KNN regressor: flip in the prediction

We’ll run a 1-NN regressor (so the prediction is exactly the nearest neighbor’s price) with and without scaling.

from sklearn.neighbors import KNeighborsRegressor
from sklearn.pipeline import Pipeline

X_train = df.loc[train_idx].values          # b, c
y_train = prices.loc[train_idx].values      # prices for b, c
X_query = df.loc[query_idx].values          # a

# 1) No scaling
knn_plain = KNeighborsRegressor(n_neighbors=1, metric="euclidean")
knn_plain.fit(X_train, y_train)
pred_plain = knn_plain.predict(X_query)[0]

# 2) With scaling (pipeline fits scaler only on training, then KNN on scaled)
knn_scaled = Pipeline([
    ("scaler", StandardScaler()),
    ("knn", KNeighborsRegressor(n_neighbors=1, metric="euclidean"))
])
knn_scaled.fit(X_train, y_train)
pred_scaled = knn_scaled.predict(X_query)[0]

pd.DataFrame(
    {
        "prediction (no scaling)": [pred_plain],
        "prediction (with scaling)": [pred_scaled],
        "nearest neighbor (no scaling)": [point_names[1] if pred_plain==prices['b'] else point_names[2]],
        "nearest neighbor (with scaling)": [point_names[1] if pred_scaled==prices['b'] else point_names[2]],
    },
    index=["a"]
)
prediction (no scaling) prediction (with scaling) nearest neighbor (no scaling) nearest neighbor (with scaling)
a 520000.0 390000.0 b c

Takeaway:

  • Unscaled: a ↔︎ b ⇒ prediction ≈ $520,000
  • Scaled: a ↔︎ c ⇒ prediction ≈ $390,000

Same model and data; just feature scale changed the neighbor—and the prediction.

Why this happens

  • (Squared) Euclidean distance aggregates per-feature squared differences:

\[ |u-v|_2^2 = \sum_j (u_j - v_j)^2. \]

  • A large-scale feature (e.g., sqft) can dwarf small-scale features (e.g., rooms), so KNN effectively “ignores” the smaller-scale dimensions.
  • Standardization (\(z\)-scores) or min-max scaling puts dimensions on comparable footing.
  • Rule of thumb: For distance-based methods (KNN, k-means, RBF kernels, etc.), always scale features.

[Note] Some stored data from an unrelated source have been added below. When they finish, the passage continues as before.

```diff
+                const KTileAhead a = ahead(0);
+                if (a.ok) {
+                    stage_half<AK, 0, KTAIL>(p.A, p.lda, a.m0, p.M, a.k, p.K, 1, nxt + OFF_A1, wave, lane);
+                    asm volatile("s_waitcnt vmcnt(8)" ::: "memory");
+                } else {
+                    asm volatile("s_waitcnt vmcnt(0)" ::: "memory");
+                }
             }
             G256_END_LOAD();
+            GW_KSTAMP(1);
             G256_MFMA(0, 0, fb0);
             G256_MFMA(0, 1, fb1);
             G256_END_MFMA();
+            GW_KSTAMP(2);
             load_a(cur + OFF_A1);
             if (has2) {
                 stage_half<AK, 0, KTAIL>(p.A, p.lda, m0, p.M, k2, p.K, 0, cur + OFF_A0, wave, lane);
                 stage_half<BK, 1, KTAIL>(p.B, p.ldb, n0, p.N, k2, p.K, 0, cur + OFF_B0, wave, lane);
                 stage_half<BK, 1, KTAIL>(p.B, p.ldb, n0, p.N, k2, p.K, 1, cur + OFF_B1, wave, lane);
-                asm volatile("s_waitcnt vmcnt(8)" ::: "memory");
-            } else if (has1) {
-                asm volatile("s_waitcnt vmcnt(2)" ::: "memory");
+                if (head) asm volatile("s_waitcnt vmcnt(6)" ::: "memory");
+                else asm volatile("s_waitcnt vmcnt(8)" ::: "memory");
             } else {
-                asm volatile("s_waitcnt vmcnt(0)" ::: "memory");
+                const KTileAhead a = ahead(t + 2 - nk);
+                if (a.ok) {
+                    stage_half<AK, 0, KTAIL>(p.A, p.lda, a.m0, p.M, a.k, p.K, 0, cur + OFF_A0, wave, lane);
+                    stage_half<BK, 1, KTAIL>(p.B, p.ldb, a.n0, p.N, a.k, p.K, 0, cur + OFF_B0, wave, lane);
+                    stage_half<BK, 1, KTAIL>(p.B, p.ldb, a.n0, p.N, a.k, p.K, 1, cur + OFF_B1, wave, lane);
+                    if (head) asm volatile("s_waitcnt vmcnt(6)" ::: "memory");
+                    else asm volatile("s_waitcnt vmcnt(8)" ::: "memory");
+                } else if (!head && (has1 || c1.nk > 0)) {
+                    asm volatile("s_waitcnt vmcnt(2)" ::: "memory");
+                } else {
+                    asm volatile("s_waitcnt vmcnt(0)" ::: "memory");
+                }
             }
             G256_END_LOAD();
+            GW_KSTAMP(3);
             G256_MFMA(1, 1, fb1);
             G256_MFMA(1, 0, fb0);
-            G256_END_MFMA();
-        }
-        if (wm == 0) {
-            __builtin_amdgcn_s_barrier();
-            __builtin_amdgcn_sched_barrier(0);
+            if (has1 || wm == 0) { G256_END_MFMA(); }
         }
         GW_STAMP(ts2_);
-        const int vn = v + (int)gridDim.x;
-        TileCoord cn = c;
-        if (vn < total) {
-            cn = tile_coord(p, vn, total);
-            g256_prologue<AK, BK, KTAIL>(p, cn, smem, wave, lane);
-        }
+        {
+            const KTileAhead a = ahead(1);
+            if (a.ok) {
+                stage_half<AK, 0, KTAIL>(p.A, p.lda, a.m0, p.M, a.k, p.K, 1, smem + ((par + nk - 1) & 1) * KBUF_BYTES + OFF_A1, wave, lane);
+                asm volatile("s_waitcnt vmcnt(8)" ::: "memory");
+            } else if (c1.nk > 0) {
+                asm volatile("s_waitcnt vmcnt(0)" ::: "memory");
+            }
+        }
+        const TileCoord c3 = coord_at(v + 3 * stride);
         GW_STAMP(ts3_);
+#ifdef MAPDIT_GEMM_STAMPS
+        if (wst_wg_ && (wave & 3) == 0 && ph_tiles_ < WST_TILES && lane < 4 * WST_KT)
+            g_wstamps[((wave >> 2) * WST_TILES + ph_tiles_) * WST_REC + lane] = ((const long long*)(smem + 2 * KBUF_BYTES + wave * WPRIV_BYTES))[lane];
+#endif
         if (c.m0 + BM2 <= p.M && c.n0 + BN2 <= p.N)
             g256w_epilogue<Epi, true>(p, epi, c, acc, smem + 2 * KBUF_BYTES + wave * WPRIV_BYTES, wave, lane);
         else
             g256w_epilogue<Epi, false>(p, epi, c, acc, smem + 2 * KBUF_BYTES + wave * WPRIV_BYTES, wave, lane);
+        const bool last = c1.nk == 0;
 #ifdef MAPDIT_GEMM_STAMPS
         {
             GW_STAMP(ts4_);
             ph_[0] += ts1_ - ts0_; ph_[1] += ts2_ - ts1_; ph_[2] += ts3_ - ts2_; ph_[3] += ts4_ - ts3_;
+            if (wst_wg_ && (wave & 3) == 0 && ph_tiles_ < WST_TILES && lane == 0) {
+                long long* r_ = g_wstamps + ((wave >> 2) * WST_TILES + ph_tiles_) * WST_REC + WST_REC - 16;
+                r_[0] = ts0_; r_[1] = ts1_; r_[2] = ts2_; r_[3] = ts3_; r_[4] = ts4_;
+            }
+            ts_prev_ = ts4_;
             ++ph_tiles_;
-            if ((vn >= total) && g_wg_times && (wave & 3) == 0 && lane == 0) {
+            if (last && g_wg_times && (wave & 3) == 0 && lane == 0) {
                 long long* r_ = g_wg_times + 16 * (long long)blockIdx.x + 8 * (wave >> 2);
                 r_[0] = ph_[0]; r_[1] = ph_[1]; r_[2] = ph_[2]; r_[3] = ph_[3]; r_[4] = ph_tiles_;
             }
         }
 #endif
-        if (vn >= total) break;
-        v = vn;
-        c = cn;
+        if (wm == 1) { G256_END_MFMA(); }
+        if (last) {
+            if (wm == 0) { G256_END_MFMA(); }
+            break;
+        }
+        par = (par + nk) & 1;
+        v += stride;
+        c = c1;
+        c1 = c2;
+        c2 = c3;
         first = false;
     }
 }
@@ -1469,6 +1535,10 @@
     hipLaunchKernelGGL(mapdit_debug_set_wg_times_kernel, dim3(1), dim3(1), 0, 0, p);
     (void)hipDeviceSynchronize();
 }
+extern "C" void mapdit_debug_set_wstamps(long long* p, int block) {
+    hipLaunchKernelGGL(mapdit_debug_set_wstamps_kernel, dim3(1), dim3(1), 0, 0, p, block);
+    (void)hipDeviceSynchronize();
+}
 extern "C" void mapdit_debug_set_stamps_block(long long* p, int block) {
     hipLaunchKernelGGL(mapdit_debug_set_stamps_kernel, dim3(1), dim3(1), 0, 0, p, block);
     (void)hipDeviceSynchronize();
@@ -1483,6 +1553,7 @@
     long band = 0;
     int old_tile_rule = 0;
     int persist = 256;
+    int persist_rounds = 3;
     int keep_mask = 1;
     int nsplit = 1;
     int fast_epi = 1;
@@ -1515,6 +1586,12 @@
     e.band = band;
 }
 
+extern "C" void mapdit_gemm_persist(int workgroups, int min_rounds) {
+    GemmEnv& e = gemm_env();
+    e.persist = workgroups > 0 ? workgroups : 0;
+    e.persist_rounds = min_rounds > 0 ? min_rounds : 3;
+}
+
 extern "C" int mapdit_gemm_tile_size_k(int M, int N, int K, int split_k_launch) {
     const int force = gemm_env().tile;
     if (force == 128 || force == 256) return force;
@@ -1598,7 +1675,7 @@
         if (band < 1 || band > p.tiles_n) band = p.tiles_n;
         p.band = (int)band;
         int grid = p.tiles * split_k;
-        if (gemm_env().persist && grid >= 3 * gemm_env().persist) {
+        if (gemm_env().persist && grid >= gemm_env().persist_rounds * gemm_env().persist) {
             grid = gemm_env().persist;
             const int sg = gemm_env().stagger;
             p.stagger = sg >= 0 ? sg : (std::is_same<Epi, EpiResid>::value ? 2 : 0);
```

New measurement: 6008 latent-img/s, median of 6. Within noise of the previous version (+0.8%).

Show the distance to neighbors only

Distances from a to {b, c} before and after scaling.

def show_pair(name_from, names_to, D):
    return D.loc[name_from, names_to].to_frame("distance")

print("Unscaled distances from a → {b,c}")
display(show_pair("a", ["b", "c"], dist_unscaled))

print("Scaled distances from a → {b,c}")
display(show_pair("a", ["b", "c"], dist_scaled))
Unscaled distances from a → {b,c}
distance
b 20.396078
c 200.000000
Scaled distances from a → {b,c}
distance
b 2.008247
c 1.818182

Switch to Manhattan distance?

Even with \(L_1\) distance, scale still matters:

\[ |u-v|_1 = \sum_j |u_j - v_j|. \]

Try replacing metric="euclidean" with metric="manhattan"—you’ll see the same sensitivity to feature scale.

from sklearn.neighbors import KNeighborsRegressor
from sklearn.pipeline import Pipeline

X_train = df.loc[train_idx].values          # b, c
y_train = prices.loc[train_idx].values      # prices for b, c
X_query = df.loc[query_idx].values          # a

# 1) No scaling
knn_plain = KNeighborsRegressor(n_neighbors=1, metric="manhattan")
knn_plain.fit(X_train, y_train)
pred_plain = knn_plain.predict(X_query)[0]

# 2) With scaling (pipeline fits scaler only on training, then KNN on scaled)
knn_scaled = Pipeline([
    ("scaler", StandardScaler()),
    ("knn", KNeighborsRegressor(n_neighbors=1, metric="manhattan"))
])
knn_scaled.fit(X_train, y_train)
pred_scaled = knn_scaled.predict(X_query)[0]

pd.DataFrame(
    {
        "prediction (no scaling)": [pred_plain],
        "prediction (with scaling)": [pred_scaled],
        "nearest neighbor (no scaling)": [point_names[1] if pred_plain==prices['b'] else point_names[2]],
        "nearest neighbor (with scaling)": [point_names[1] if pred_scaled==prices['b'] else point_names[2]],
    },
    index=["a"]
)
prediction (no scaling) prediction (with scaling) nearest neighbor (no scaling) nearest neighbor (with scaling)
a 520000.0 390000.0 b c

TL;DR

  • Distance-based models are highly sensitive to feature scales.
  • Always scale your inputs (fit the scaler on the training set only).
  • Scaling can change nearest neighbors and therefore change predictions—as seen here with 1-NN regression.